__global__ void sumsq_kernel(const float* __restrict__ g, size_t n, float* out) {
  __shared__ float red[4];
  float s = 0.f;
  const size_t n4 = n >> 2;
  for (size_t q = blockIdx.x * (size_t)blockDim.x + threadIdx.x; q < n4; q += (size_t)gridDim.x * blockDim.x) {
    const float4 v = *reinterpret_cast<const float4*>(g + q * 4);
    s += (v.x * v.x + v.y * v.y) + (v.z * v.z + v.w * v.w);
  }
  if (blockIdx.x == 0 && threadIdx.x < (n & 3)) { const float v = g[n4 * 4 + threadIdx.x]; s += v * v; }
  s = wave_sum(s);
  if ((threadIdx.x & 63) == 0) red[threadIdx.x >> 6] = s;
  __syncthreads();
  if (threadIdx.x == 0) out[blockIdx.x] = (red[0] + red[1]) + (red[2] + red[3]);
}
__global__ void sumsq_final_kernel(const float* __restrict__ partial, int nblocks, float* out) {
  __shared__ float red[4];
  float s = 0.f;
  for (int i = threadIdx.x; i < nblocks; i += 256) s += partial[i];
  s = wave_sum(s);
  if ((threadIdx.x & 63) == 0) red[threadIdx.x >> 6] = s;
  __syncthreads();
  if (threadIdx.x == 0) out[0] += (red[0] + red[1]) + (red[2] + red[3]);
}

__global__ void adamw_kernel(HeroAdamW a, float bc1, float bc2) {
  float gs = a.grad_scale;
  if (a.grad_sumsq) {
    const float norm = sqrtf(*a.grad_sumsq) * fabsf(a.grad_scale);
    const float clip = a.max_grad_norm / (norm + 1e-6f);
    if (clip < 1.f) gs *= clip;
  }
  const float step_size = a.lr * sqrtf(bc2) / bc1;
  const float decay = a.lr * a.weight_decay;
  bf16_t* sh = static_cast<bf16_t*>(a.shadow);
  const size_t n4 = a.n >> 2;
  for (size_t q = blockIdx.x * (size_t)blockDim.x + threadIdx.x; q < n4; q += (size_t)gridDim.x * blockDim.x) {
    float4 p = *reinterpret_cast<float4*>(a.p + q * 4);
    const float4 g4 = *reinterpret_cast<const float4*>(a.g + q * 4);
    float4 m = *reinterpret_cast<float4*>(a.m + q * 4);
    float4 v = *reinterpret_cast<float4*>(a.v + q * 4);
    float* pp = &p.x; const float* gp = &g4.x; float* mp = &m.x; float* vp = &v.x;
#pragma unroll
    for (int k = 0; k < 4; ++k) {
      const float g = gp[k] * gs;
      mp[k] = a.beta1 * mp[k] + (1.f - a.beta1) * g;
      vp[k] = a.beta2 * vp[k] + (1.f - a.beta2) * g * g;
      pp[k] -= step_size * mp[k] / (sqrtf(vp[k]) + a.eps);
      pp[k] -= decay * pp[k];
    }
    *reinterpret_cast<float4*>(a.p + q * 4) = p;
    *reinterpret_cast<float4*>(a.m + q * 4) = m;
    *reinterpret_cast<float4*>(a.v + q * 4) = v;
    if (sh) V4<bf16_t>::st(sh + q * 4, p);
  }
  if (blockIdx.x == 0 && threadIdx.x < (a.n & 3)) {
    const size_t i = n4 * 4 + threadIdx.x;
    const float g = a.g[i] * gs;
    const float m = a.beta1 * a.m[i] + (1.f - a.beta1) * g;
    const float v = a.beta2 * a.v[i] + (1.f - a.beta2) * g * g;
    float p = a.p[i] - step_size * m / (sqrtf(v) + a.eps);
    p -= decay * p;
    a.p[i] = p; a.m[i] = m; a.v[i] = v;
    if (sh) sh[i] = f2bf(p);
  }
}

......

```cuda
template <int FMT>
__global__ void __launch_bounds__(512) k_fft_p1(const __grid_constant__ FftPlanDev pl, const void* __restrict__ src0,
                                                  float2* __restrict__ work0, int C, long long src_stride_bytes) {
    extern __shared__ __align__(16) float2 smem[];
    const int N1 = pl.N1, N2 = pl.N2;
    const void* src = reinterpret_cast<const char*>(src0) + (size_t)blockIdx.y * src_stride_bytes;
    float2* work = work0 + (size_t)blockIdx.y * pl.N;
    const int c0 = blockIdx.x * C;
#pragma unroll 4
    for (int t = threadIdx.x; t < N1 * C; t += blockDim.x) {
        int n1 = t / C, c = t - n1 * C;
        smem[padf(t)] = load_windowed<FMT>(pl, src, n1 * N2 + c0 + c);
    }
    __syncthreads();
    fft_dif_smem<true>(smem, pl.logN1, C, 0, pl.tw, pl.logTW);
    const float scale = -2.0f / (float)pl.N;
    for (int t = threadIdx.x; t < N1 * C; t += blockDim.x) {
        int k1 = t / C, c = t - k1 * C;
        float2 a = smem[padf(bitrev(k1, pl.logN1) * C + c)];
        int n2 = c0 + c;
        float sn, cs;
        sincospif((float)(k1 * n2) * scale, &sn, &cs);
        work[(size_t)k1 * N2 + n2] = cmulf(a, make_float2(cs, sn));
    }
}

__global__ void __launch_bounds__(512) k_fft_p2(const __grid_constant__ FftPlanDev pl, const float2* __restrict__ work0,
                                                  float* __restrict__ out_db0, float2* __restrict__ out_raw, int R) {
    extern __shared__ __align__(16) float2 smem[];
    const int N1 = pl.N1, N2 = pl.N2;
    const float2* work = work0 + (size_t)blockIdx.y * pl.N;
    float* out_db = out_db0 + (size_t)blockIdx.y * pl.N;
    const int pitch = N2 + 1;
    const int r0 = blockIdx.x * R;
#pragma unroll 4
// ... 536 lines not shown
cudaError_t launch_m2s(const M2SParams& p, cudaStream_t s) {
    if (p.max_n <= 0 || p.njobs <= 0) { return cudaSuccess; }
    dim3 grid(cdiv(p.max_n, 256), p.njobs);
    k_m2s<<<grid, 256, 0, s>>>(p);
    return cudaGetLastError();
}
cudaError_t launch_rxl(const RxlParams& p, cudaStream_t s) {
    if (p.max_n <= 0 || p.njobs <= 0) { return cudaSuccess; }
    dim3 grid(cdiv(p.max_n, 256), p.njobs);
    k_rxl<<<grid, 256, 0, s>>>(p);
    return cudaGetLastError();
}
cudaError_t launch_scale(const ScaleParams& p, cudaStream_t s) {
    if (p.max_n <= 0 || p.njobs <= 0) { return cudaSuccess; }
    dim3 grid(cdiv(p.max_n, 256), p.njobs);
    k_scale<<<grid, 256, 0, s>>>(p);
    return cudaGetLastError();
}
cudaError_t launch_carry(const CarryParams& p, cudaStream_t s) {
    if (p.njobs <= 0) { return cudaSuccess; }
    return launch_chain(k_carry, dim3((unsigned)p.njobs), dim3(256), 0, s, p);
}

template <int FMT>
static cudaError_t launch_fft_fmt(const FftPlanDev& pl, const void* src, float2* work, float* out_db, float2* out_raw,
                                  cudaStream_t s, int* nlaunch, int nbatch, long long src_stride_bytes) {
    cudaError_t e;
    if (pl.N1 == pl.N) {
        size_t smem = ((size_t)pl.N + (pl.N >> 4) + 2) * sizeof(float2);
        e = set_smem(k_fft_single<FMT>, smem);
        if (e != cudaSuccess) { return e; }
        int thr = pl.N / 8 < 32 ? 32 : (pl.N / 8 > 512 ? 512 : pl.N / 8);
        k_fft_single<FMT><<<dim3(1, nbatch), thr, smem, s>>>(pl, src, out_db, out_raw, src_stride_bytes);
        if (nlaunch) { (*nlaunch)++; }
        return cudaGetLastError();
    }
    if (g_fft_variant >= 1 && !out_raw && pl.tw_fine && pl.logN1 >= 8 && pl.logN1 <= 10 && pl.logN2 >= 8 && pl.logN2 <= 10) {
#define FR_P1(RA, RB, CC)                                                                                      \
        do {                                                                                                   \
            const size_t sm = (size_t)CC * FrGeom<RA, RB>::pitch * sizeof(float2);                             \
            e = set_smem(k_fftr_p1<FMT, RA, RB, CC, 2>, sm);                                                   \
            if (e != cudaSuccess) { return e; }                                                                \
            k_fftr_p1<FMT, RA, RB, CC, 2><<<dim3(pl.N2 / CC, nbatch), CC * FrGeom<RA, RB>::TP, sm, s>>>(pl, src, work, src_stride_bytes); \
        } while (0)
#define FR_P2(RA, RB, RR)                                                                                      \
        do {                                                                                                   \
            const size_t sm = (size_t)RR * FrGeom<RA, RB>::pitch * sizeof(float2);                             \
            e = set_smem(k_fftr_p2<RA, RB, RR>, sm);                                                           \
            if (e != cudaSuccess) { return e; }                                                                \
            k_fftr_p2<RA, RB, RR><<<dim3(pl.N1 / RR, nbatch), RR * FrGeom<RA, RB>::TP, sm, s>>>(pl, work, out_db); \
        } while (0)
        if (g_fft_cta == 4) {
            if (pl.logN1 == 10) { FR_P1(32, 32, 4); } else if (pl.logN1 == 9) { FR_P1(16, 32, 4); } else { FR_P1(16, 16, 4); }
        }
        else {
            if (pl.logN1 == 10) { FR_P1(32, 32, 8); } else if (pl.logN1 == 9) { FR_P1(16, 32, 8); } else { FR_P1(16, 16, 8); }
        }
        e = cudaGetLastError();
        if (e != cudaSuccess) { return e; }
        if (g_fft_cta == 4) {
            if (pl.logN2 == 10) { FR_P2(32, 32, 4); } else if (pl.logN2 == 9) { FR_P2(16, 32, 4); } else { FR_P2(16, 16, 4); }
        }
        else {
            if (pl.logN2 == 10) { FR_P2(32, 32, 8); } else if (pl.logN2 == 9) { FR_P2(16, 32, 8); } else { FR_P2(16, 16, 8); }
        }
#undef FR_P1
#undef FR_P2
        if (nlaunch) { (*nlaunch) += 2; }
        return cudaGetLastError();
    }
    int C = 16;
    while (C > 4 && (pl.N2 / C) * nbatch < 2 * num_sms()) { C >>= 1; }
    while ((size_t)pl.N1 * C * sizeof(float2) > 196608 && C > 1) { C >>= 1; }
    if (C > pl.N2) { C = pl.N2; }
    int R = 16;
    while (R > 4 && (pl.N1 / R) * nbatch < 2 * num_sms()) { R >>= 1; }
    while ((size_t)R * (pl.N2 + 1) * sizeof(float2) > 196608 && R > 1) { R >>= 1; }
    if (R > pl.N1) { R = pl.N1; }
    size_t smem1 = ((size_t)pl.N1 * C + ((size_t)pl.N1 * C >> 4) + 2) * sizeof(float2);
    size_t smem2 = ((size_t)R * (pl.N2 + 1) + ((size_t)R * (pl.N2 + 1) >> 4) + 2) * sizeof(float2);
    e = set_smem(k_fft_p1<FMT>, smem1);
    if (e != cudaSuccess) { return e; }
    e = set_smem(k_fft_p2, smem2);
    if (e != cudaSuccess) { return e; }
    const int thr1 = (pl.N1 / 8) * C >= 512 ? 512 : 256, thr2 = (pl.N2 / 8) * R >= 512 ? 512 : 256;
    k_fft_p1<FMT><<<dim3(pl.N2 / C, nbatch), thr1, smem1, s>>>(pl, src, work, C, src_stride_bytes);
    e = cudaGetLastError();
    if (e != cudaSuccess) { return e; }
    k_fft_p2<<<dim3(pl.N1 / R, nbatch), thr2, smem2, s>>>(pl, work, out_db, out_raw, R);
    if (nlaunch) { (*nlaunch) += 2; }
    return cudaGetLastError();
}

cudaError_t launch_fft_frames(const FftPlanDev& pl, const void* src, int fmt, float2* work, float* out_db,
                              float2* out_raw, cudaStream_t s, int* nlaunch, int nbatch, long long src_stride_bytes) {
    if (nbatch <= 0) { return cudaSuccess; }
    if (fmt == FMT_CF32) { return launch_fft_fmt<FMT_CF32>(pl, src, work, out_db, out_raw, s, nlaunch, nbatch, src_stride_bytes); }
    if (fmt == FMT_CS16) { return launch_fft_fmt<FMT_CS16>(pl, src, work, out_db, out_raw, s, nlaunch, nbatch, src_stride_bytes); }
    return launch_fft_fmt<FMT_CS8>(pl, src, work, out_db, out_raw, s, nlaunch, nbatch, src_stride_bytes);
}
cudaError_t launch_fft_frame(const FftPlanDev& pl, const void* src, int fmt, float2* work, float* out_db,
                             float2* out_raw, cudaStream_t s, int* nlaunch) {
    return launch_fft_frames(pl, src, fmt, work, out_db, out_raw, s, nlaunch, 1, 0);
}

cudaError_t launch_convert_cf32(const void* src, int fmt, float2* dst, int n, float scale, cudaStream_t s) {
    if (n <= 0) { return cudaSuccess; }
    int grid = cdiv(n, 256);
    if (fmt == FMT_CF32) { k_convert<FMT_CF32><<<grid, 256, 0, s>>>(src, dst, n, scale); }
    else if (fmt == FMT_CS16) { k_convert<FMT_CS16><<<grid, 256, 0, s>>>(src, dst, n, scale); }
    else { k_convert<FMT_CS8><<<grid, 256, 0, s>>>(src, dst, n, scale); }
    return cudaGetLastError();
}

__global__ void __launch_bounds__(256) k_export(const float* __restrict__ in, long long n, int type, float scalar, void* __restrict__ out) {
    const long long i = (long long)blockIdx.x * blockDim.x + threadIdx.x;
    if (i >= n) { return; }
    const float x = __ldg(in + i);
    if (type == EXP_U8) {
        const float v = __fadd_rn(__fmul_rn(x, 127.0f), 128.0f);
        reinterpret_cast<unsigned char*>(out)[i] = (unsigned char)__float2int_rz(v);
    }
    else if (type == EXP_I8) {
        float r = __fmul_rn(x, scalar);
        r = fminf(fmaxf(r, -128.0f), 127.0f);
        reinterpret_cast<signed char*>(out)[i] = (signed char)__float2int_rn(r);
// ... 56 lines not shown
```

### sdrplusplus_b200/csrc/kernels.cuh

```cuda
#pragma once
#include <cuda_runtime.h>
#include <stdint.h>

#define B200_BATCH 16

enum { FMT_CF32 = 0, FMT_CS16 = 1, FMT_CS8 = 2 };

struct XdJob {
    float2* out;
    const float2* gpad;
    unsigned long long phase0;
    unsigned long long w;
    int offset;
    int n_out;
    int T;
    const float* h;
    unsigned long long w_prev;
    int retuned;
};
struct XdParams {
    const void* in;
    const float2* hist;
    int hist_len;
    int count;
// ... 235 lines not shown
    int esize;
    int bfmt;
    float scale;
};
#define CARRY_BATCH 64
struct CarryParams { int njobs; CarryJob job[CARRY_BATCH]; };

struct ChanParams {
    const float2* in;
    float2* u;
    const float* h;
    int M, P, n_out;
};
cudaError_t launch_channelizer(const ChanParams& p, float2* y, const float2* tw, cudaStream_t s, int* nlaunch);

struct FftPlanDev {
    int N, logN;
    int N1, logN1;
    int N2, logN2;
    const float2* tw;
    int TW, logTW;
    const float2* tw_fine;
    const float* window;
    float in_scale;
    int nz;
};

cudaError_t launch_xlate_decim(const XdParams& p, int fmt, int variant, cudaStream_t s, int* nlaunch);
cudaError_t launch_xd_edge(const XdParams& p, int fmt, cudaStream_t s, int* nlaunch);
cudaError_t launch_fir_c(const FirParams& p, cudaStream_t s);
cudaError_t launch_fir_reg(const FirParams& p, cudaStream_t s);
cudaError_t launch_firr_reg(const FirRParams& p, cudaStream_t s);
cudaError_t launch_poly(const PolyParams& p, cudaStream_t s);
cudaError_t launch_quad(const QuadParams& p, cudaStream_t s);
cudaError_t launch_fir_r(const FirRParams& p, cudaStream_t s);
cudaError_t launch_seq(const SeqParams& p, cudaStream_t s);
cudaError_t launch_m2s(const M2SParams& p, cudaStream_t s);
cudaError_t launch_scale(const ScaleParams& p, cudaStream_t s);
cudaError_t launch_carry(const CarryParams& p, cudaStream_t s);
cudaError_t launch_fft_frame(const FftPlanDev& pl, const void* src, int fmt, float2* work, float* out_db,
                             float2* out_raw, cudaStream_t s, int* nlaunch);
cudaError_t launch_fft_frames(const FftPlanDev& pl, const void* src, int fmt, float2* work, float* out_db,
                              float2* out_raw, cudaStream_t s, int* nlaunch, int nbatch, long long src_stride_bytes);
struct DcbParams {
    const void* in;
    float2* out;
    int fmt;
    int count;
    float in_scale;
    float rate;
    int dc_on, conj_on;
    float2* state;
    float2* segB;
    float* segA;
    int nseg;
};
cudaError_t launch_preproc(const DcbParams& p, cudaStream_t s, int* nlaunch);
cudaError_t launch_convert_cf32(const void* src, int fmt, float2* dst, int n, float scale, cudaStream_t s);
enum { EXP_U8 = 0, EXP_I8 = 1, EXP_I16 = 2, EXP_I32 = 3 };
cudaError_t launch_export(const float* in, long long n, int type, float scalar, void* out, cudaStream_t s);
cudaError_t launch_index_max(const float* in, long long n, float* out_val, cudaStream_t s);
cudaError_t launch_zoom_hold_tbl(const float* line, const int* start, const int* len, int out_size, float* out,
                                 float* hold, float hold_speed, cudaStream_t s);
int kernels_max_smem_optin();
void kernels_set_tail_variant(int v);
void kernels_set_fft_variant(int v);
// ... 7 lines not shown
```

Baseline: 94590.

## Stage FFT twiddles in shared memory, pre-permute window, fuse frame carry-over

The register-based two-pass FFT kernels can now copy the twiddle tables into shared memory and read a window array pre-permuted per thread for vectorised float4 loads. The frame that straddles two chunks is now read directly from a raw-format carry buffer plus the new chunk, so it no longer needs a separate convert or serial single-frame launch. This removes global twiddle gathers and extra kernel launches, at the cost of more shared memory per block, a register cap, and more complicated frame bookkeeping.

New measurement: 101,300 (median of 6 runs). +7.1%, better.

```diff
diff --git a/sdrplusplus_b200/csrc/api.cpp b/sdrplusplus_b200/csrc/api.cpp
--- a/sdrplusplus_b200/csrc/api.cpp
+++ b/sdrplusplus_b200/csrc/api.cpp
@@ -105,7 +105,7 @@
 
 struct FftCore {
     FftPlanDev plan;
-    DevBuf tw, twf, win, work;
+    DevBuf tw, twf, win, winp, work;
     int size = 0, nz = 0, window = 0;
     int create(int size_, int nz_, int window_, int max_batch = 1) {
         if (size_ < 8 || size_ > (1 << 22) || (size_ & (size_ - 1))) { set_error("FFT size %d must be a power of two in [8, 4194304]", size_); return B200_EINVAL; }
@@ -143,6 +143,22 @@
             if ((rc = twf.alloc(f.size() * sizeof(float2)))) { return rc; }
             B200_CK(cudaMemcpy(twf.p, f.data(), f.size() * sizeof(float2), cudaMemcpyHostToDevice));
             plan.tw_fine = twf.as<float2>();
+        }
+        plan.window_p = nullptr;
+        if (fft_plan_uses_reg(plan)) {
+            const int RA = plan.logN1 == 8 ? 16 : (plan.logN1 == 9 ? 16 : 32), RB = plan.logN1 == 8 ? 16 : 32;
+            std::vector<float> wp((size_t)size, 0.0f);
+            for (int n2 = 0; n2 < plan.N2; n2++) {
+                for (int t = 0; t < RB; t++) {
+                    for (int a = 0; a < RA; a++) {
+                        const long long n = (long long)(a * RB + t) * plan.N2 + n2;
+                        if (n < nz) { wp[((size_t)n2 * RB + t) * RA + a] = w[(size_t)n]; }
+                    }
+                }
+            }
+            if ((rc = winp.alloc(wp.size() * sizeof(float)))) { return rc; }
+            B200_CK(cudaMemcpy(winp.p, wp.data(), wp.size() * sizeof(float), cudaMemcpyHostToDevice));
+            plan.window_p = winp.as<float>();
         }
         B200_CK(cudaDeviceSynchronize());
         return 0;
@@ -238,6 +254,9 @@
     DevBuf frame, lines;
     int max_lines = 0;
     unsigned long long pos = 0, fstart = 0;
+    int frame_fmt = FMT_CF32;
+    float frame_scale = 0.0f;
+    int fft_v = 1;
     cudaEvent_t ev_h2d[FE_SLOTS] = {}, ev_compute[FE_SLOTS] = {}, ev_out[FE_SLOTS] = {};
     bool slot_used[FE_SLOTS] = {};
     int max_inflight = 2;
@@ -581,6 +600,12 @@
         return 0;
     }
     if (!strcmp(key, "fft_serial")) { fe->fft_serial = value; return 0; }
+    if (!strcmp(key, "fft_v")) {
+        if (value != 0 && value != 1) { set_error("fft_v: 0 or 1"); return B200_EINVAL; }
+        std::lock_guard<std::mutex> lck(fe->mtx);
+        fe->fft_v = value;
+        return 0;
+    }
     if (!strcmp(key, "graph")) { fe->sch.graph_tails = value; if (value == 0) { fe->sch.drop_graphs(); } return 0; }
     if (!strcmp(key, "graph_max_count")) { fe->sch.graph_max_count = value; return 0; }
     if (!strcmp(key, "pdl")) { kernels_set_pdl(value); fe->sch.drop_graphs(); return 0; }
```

......

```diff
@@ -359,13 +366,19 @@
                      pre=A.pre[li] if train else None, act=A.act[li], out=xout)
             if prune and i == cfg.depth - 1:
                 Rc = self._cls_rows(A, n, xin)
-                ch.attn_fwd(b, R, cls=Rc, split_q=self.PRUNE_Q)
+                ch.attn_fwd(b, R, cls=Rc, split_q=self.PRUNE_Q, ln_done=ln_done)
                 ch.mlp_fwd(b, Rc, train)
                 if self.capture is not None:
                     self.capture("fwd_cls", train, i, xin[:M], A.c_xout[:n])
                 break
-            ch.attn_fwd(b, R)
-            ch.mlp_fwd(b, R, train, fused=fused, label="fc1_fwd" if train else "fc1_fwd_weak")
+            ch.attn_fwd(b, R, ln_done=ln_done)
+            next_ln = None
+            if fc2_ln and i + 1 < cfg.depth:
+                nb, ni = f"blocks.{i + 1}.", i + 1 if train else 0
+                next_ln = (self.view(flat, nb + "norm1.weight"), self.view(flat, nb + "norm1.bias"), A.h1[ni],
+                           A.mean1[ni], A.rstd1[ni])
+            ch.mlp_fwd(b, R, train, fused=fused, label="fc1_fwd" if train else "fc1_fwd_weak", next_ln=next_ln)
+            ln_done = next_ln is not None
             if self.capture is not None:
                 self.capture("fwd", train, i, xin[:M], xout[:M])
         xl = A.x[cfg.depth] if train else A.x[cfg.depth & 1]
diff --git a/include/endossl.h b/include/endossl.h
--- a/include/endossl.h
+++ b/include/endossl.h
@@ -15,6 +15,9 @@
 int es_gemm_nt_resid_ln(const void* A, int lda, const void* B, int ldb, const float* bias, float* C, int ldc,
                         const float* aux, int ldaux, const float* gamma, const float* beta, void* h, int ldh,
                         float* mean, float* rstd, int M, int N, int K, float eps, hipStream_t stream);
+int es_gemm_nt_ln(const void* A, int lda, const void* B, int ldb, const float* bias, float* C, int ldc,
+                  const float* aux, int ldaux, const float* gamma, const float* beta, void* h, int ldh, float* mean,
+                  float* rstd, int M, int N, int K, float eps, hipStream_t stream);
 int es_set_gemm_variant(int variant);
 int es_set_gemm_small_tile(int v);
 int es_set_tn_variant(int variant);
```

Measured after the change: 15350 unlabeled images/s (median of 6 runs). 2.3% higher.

......

WORK TO COMPLETE
In the records, which lines use the word "fused"? Report them.

EXERCISE RESPONSE
-            ch.mlp_fwd(b, R, train, fused=fused, label="fc1_fwd" if train else "fc1_fwd_weak")
+            ch.mlp_fwd(b, R, train, fused=fused, label="fc1_fwd" if train else "fc1_fwd_weak", next_ln=next_ln)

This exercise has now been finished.